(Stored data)
- - - -
static void* service_main(void* arg) {
  pthread_setname_np(pthread_self(), "ef-gpu-service");
  prctl(PR_SET_TIMERSLACK, 1000UL, 0, 0, 0);
  service_thread* me = (service_thread*)arg;
  service* sv = me->sv;
  shared* sh = sv->sh;
  pgpu_dp_part* parts = NULL; size_t parts_cap = 0;
  for (;;) {
    pthread_mutex_lock(&sv->mu);
    const double t_idle = now_s();
    while (!sv->head && !sv->stop) pthread_cond_wait(&sv->posted, &sv->mu);
    me->phase_s[0] += now_s() - t_idle;
    if (sv->coalesce_us > 0 && sv->head && !sv->stop) {
      pthread_mutex_unlock(&sv->mu);
      struct timespec ts = { 0, sv->coalesce_us * 1000L };
      nanosleep(&ts, NULL);
      pthread_mutex_lock(&sv->mu);
    }
    dp_request* list = sv->head;
    sv->head = sv->tail = NULL;
    const bool stop = sv->stop;
    pthread_mutex_unlock(&sv->mu);
    if (!list) { if (stop) break; else continue; }
    size_t nj = 0; int nreq = 0;
    for (dp_request* r = list; r; r = r->next) ++nreq;
    if ((size_t)nreq > parts_cap) { parts_cap = (size_t)nreq * 2; parts = (pgpu_dp_part*)realloc(parts, parts_cap * sizeof(pgpu_dp_part)); }
    {
      size_t q = 0;
      for (dp_request* r = list; r; r = r->next, ++q) {
        r->base = nj;
        parts[q].jobs = r->jobs; parts[q].n_jobs = r->n; parts[q].arena = r->arena; parts[q].arena_len = r->arena_len;
        nj += r->n;
      }
    }
    merged_batch* mb = (merged_batch*)calloc(1, sizeof(merged_batch));
    mb->refs = nreq;
    mb->results = (pgpu_dp_result*)malloc((nj + 1) * sizeof(pgpu_dp_result));
    pgpu_dp_plan* plan = NULL;
    const double t_a = now_s();
    me->phase_s[1] += t_a - t_idle - 0;
    pgpu_range_push("dp batch (create, launch, sync, fetch)");
    int rc = pgpu_dp_plan_create_parts(me->ctx, sh->idx, parts, (size_t)nreq, &plan);
    const double t_b = now_s();
    if (rc == PGPU_OK) rc = pgpu_dp_plan_launch(me->ctx, plan);
    const double t_c = now_s();
    if (rc == PGPU_OK) rc = pgpu_dp_plan_sync(me->ctx, plan);
    const double t_d = now_s();
    me->phase_s[2] += t_b - t_a; me->phase_s[3] += t_c - t_b; me->phase_s[4] += t_d - t_c;
    if (rc == PGPU_OK) {
      const size_t sb = pgpu_dp_plan_string_bytes(plan);
      mb->strings = (char*)malloc(sb + 16);
      rc = pgpu_dp_plan_fetch(me->ctx, plan, mb->results, mb->strings, sb + 16);
    }
    if (rc == PGPU_OK && sh->kernel_timing) {
      const int ng = pgpu_dp_plan_n_groups(plan);
      for (int g = 0; g < ng; ++g) {
        pgpu_group_info gi;
        if (pgpu_dp_plan_group_info(plan, g, &gi) != PGPU_OK || gi.jobs == 0) continue;
        ef_kernel_stat ks; memset(&ks, 0, sizeof ks);
        snprintf(ks.name, sizeof ks.name, "%s", gi.name);
        ks.ms = gi.ms; ks.launches = 1; ks.jobs = gi.jobs; ks.cells = gi.cells; ks.algo_bytes = gi.algo_bytes;
        kstat_add(&me->stats, &ks);
        if (gi.t0_ms >= 0 && gi.ms > 0) {
          if (me->n_iv + 2 > me->cap_iv) { me->cap_iv = me->cap_iv ? me->cap_iv * 2 : 4096; me->iv = (double*)realloc(me->iv, me->cap_iv * sizeof(double)); }
          me->iv[me->n_iv++] = gi.t0_ms; me->iv[me->n_iv++] = gi.t0_ms + gi.ms;
        }
      }
    }
    if (plan) pgpu_dp_plan_destroy(me->ctx, plan);
    pgpu_range_pop();
    me->phase_s[5] += now_s() - t_d;
    if (rc != PGPU_OK) fprintf(stderr, "* FATAL DP batch failed: %s\n", pgpu_last_error(me->ctx));
    me->stats.dp_batches++; me->stats.dp_jobs += nj;
    for (dp_request* r = list; r;) { dp_request* nx = r->next; r->batch = mb; r->rc = rc; request_publish(r); r = nx; }
  }
  free(parts);
  return NULL;
}

static int launch_dp(worker* w, lane* ln) {
  shared* sh = w->sh;
  service* sv = &sh->svc;
  const char* gen = sh->in->gen->seq;
  ef_jobbuf_reset(&ln->jb);
  ln->n_inflight = 0;
  for (size_t i = 0; i < ln->n_fibers; ++i) {
    fiber* f = ln->fibers[i];
    if (f->state != F_WAIT_DP) continue;
    for (size_t k = 0; k < f->nreq; ++k) ef_jobbuf_add(&ln->jb, &f->reqs[k], gen, sh->gen_len);
    ln->inflight[ln->n_inflight++] = f;
  }
  if (ln->n_inflight == 0) return 0;
  dp_request* rq = &ln->rq;
  memset(rq, 0, sizeof *rq);
  rq->wake = &w->wake;
  rq->jobs = ln->jb.jobs; rq->n = ln->jb.n; rq->arena = ln->jb.arena; rq->arena_len = ln->jb.arena_len;
  pthread_mutex_lock(&sv->mu);
  if (sv->tail) sv->tail->next = rq; else sv->head = rq;
  sv->tail = rq;
  pthread_cond_signal(&sv->posted);
  pthread_mutex_unlock(&sv->mu);
  ln->posted = true;
  return 0;
}

static int collect_dp(worker* w, lane* ln) {
  if (!ln->posted) return 0;
  dp_request* rq = &ln->rq;
  for (;;) {
    const uint32_t seen = __atomic_load_n(&w->wake, __ATOMIC_ACQUIRE);
    if (__atomic_load_n(&rq->done, __ATOMIC_ACQUIRE)) break;
    ef_phase(EFP_SLEEP);
    worker_sleep(&w->wake, seen);
    ef_phase(EFP_SCHED_COLLECT);
  }
  ln->posted = false;
  const int rc = rq->rc;
  const bool tracing = ef_dp_trace_enabled() != 0;
  if (rc == PGPU_OK) {
    size_t j = rq->base;
    for (size_t i = 0; i < ln->n_inflight; ++i) {
      fiber* f = ln->inflight[i];
      f->rc = 0;
      for (size_t k = 0; k < f->nreq; ++k, ++j) {
        const int drc = ef_decode_result(f->reqs[k].kind, &rq->batch->results[j], rq->batch->strings, &f->ress[k]);
        if (drc != 0) {
          fprintf(stderr, "* FATAL DP job of kind %d (%zu x %zu) exceeds the device limits\n", f->reqs[k].kind, f->reqs[k].la, f->reqs[k].lb);
          f->rc = drc;
        }
        else if (tracing) ef_dp_trace(&f->reqs[k], &f->ress[k], (uint32_t)f->unit);
      }
      f->state = F_RUNNABLE;
    }
  }
  const bool last = __atomic_sub_fetch(&rq->batch->refs, 1, __ATOMIC_ACQ_REL) == 0;
  if (last) { free(rq->batch->results); free(rq->batch->strings); free(rq->batch); }
  ln->n_inflight = 0;
  return rc;
}

static void* worker_main(void* arg) {
  pthread_setname_np(pthread_self(), "ef-worker");
  worker* w = (worker*)arg;
  shared* sh = w->sh;
  const int n_lanes = sh->n_lanes;
  const size_t per_lane = sh->max_fibers / n_lanes ? sh->max_fibers / n_lanes : 1;
  for (int li = 0; li < n_lanes; ++li) {
    lane* ln = &w->lanes[li];
    ln->fibers = (fiber**)malloc(per_lane * sizeof(fiber*));
    ln->inflight = (fiber**)malloc(per_lane * sizeof(fiber*));
    ef_jobbuf_init(&ln->jb);
  }
  if (ef_prof_on) { memset(&ef_prof, 0, sizeof ef_prof); ef_prof.dummy = EFP_SCHED; ef_prof.last = ef_prof_now(); }
  if (w->index < EF_MAX_WORKERS) { w->free_fibers = sh->worker_pool[w->index]; sh->worker_pool[w->index] = NULL; }
  bool more = true;
  int cursor = 0;
  const bool prefetch_on = !getenv("PINTRON_NO_FIBER_PREFETCH");
  while (!sh->failed) {
    int li = -1, first_posted = -1;
    const bool can_start = more && (!w->holding || unit_ready(sh, w->held_unit));
    for (int k = 0; k < n_lanes; ++k) {
      const int idx = (cursor + k) % n_lanes;
      lane* c = &w->lanes[idx];
      if (c->posted) {
        if (__atomic_load_n(&c->rq.done, __ATOMIC_ACQUIRE)) { li = idx; break; }
        if (first_posted < 0) first_posted = idx;
      } else if (c->n_fibers > 0 || can_start) { li = idx; break; }
    }
    if (li < 0 && first_posted < 0 && more && w->holding) {
      wait_unit_ready(sh, w->held_unit);
      if (sh->failed) break;
      continue;
    }
    if (li < 0 && first_posted >= 0) {
      const double tw = now_s();
      ef_phase(EFP_SLEEP);
      for (;;) {
        const uint32_t seen = __atomic_load_n(&w->wake, __ATOMIC_ACQUIRE);
        for (int k = 0; k < n_lanes && li < 0; ++k) {
          const int idx = (cursor + k) % n_lanes;
          if (w->lanes[idx].posted && __atomic_load_n(&w->lanes[idx].rq.done, __ATOMIC_ACQUIRE)) li = idx;
        }
        if (li >= 0 || sh->failed) break;
        worker_sleep(&w->wake, seen);
      }
      w->stats.dp_s += now_s() - tw;
      if (ef_prof_on) {
        const double t1 = now_s();
        int b = (int)((tw - sh->prof_t0) / 0.005); if (b < 0) b = 0; if (b > 63) b = 63;
        w->sleep_bins[b] += t1 - tw;
      }
      ef_phase(EFP_SCHED);
      if (li < 0) break;
    }
    if (li < 0) break;
    cursor = (li + 1) % n_lanes;
    lane* ln = &w->lanes[li];
    double t0 = now_s();
    ef_phase(EFP_SCHED_COLLECT);
    if (collect_dp(w, ln) != 0) { sh->failed = 1; break; }
    w->stats.dp_s += now_s() - t0;
    ef_phase(EFP_SCHED_START);
    while (more && ln->n_fibers < per_lane) {
      const int sr = start_fiber(w, li);
      if (sr == START_LATER) break;
      more = sr == START_OK;
    }
    ef_phase(EFP_SCHED);
    if (ln->n_fibers > 0) {
      t0 = now_s();
      for (size_t i = 0; i < ln->n_fibers; ++i) {
        fiber* f = ln->fibers[i];
        if (prefetch_on && i + 2 < ln->n_fibers) fiber_prefetch(ln->fibers[i + 2]);
        if (f->state == F_RUNNABLE) {
          if (EF_TSAN) tsan_to(f->tsan);
          if (ef_prof_on) { ef_phase(EFP_SCHED); ef_prof.cur = &f->phase; }
          ctx_switch(&w->sched, &f->ctx);
          if (ef_prof_on) { ef_phase(f->phase); ef_prof.cur = NULL; ef_prof.dummy = EFP_SCHED; }
        }
      }
      size_t keep = 0;
      for (size_t i = 0; i < ln->n_fibers; ++i) {
        fiber* f = ln->fibers[i];
        if (f->state == F_DONE) {
          if (memcmp(f->stack, FIBER_SENTINEL, sizeof FIBER_SENTINEL) != 0) {
            fprintf(stderr, "* FATAL fibre stack overflow (raise PINTRON_FIBER_STACK_KB, now %zu)\n", sh->stack_size / 1024);
            abort();
          }
          f->pool_next = w->free_fibers; w->free_fibers = f; w->stats.units++;
        }
        else ln->fibers[keep++] = f;
      }
      ln->n_fibers = keep;
      w->stats.host_s += now_s() - t0;
      t0 = now_s();
      int brc = submit_pairings(w, ln);
      w->stats.pairing_s += now_s() - t0;
      t0 = now_s();
      ef_phase(EFP_SCHED_LAUNCH);
      if (brc == 0) brc = launch_dp(w, ln);
      ef_phase(EFP_SCHED);
      w->stats.dp_s += now_s() - t0;
      if (brc != 0) { sh->failed = 1; break; }
    }
  }
  for (int li = 0; li < n_lanes; ++li) {
    lane* ln = &w->lanes[li];
    collect_dp(w, ln);
    ef_jobbuf_free(&ln->jb);
    free(ln->fibers); free(ln->inflight);
  }
  if (w->ctx) pgpu_destroy(w->ctx);
  if (w->free_fibers && w->index < EF_MAX_WORKERS) { sh->worker_pool[w->index] = w->free_fibers; w->free_fibers = NULL; }
  if (w->free_fibers) {
    fiber* last = w->free_fibers;
    while (last->pool_next) last = last->pool_next;
    pthread_mutex_lock(&sh->mu);
    last->pool_next = sh->fiber_pool; sh->fiber_pool = w->free_fibers;
    pthread_mutex_unlock(&sh->mu);
    w->free_fibers = NULL;
  }
  ef_cell_release_all();
  if (ef_prof_on) {
    ef_phase(EFP_SCHED);
    pthread_mutex_lock(&sh->mu);
    for (int k = 0; k < EFP_N; ++k) { sh->prof_cyc[k] += ef_prof.cyc[k]; sh->prof_susp[k] += ef_prof.susp[k]; sh->prof_jobs[k] += ef_prof.jobs[k]; }
    for (int k = 0; k < 64; ++k) sh->prof_sleep_bins[k] += w->sleep_bins[k];
    sh->prof_ahead[0] += ef_prof.ahead_asked; sh->prof_ahead[1] += ef_prof.ahead_hits; sh->prof_ahead[2] += ef_prof.ahead_misses;
    sh->prof_ahead[3] += ef_prof.chain_graphs; sh->prof_ahead[4] += ef_prof.other_graphs;
    pthread_mutex_unlock(&sh->mu);
  }
  return NULL;
}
- - - -
TASK ITEM — Check each line above for the word "results" and copy the ones that have it.

RESULT OF THE TASK —
    mb->results = (pgpu_dp_result*)malloc((nj + 1) * sizeof(pgpu_dp_result));
      rc = pgpu_dp_plan_fetch(me->ctx, plan, mb->results, mb->strings, sb + 16);
        const int drc = ef_decode_result(f->reqs[k].kind, &rq->batch->results[j], rq->batch->strings, &f->ress[k]);
  if (last) { free(rq->batch->results); free(rq->batch->strings); free(rq->batch); }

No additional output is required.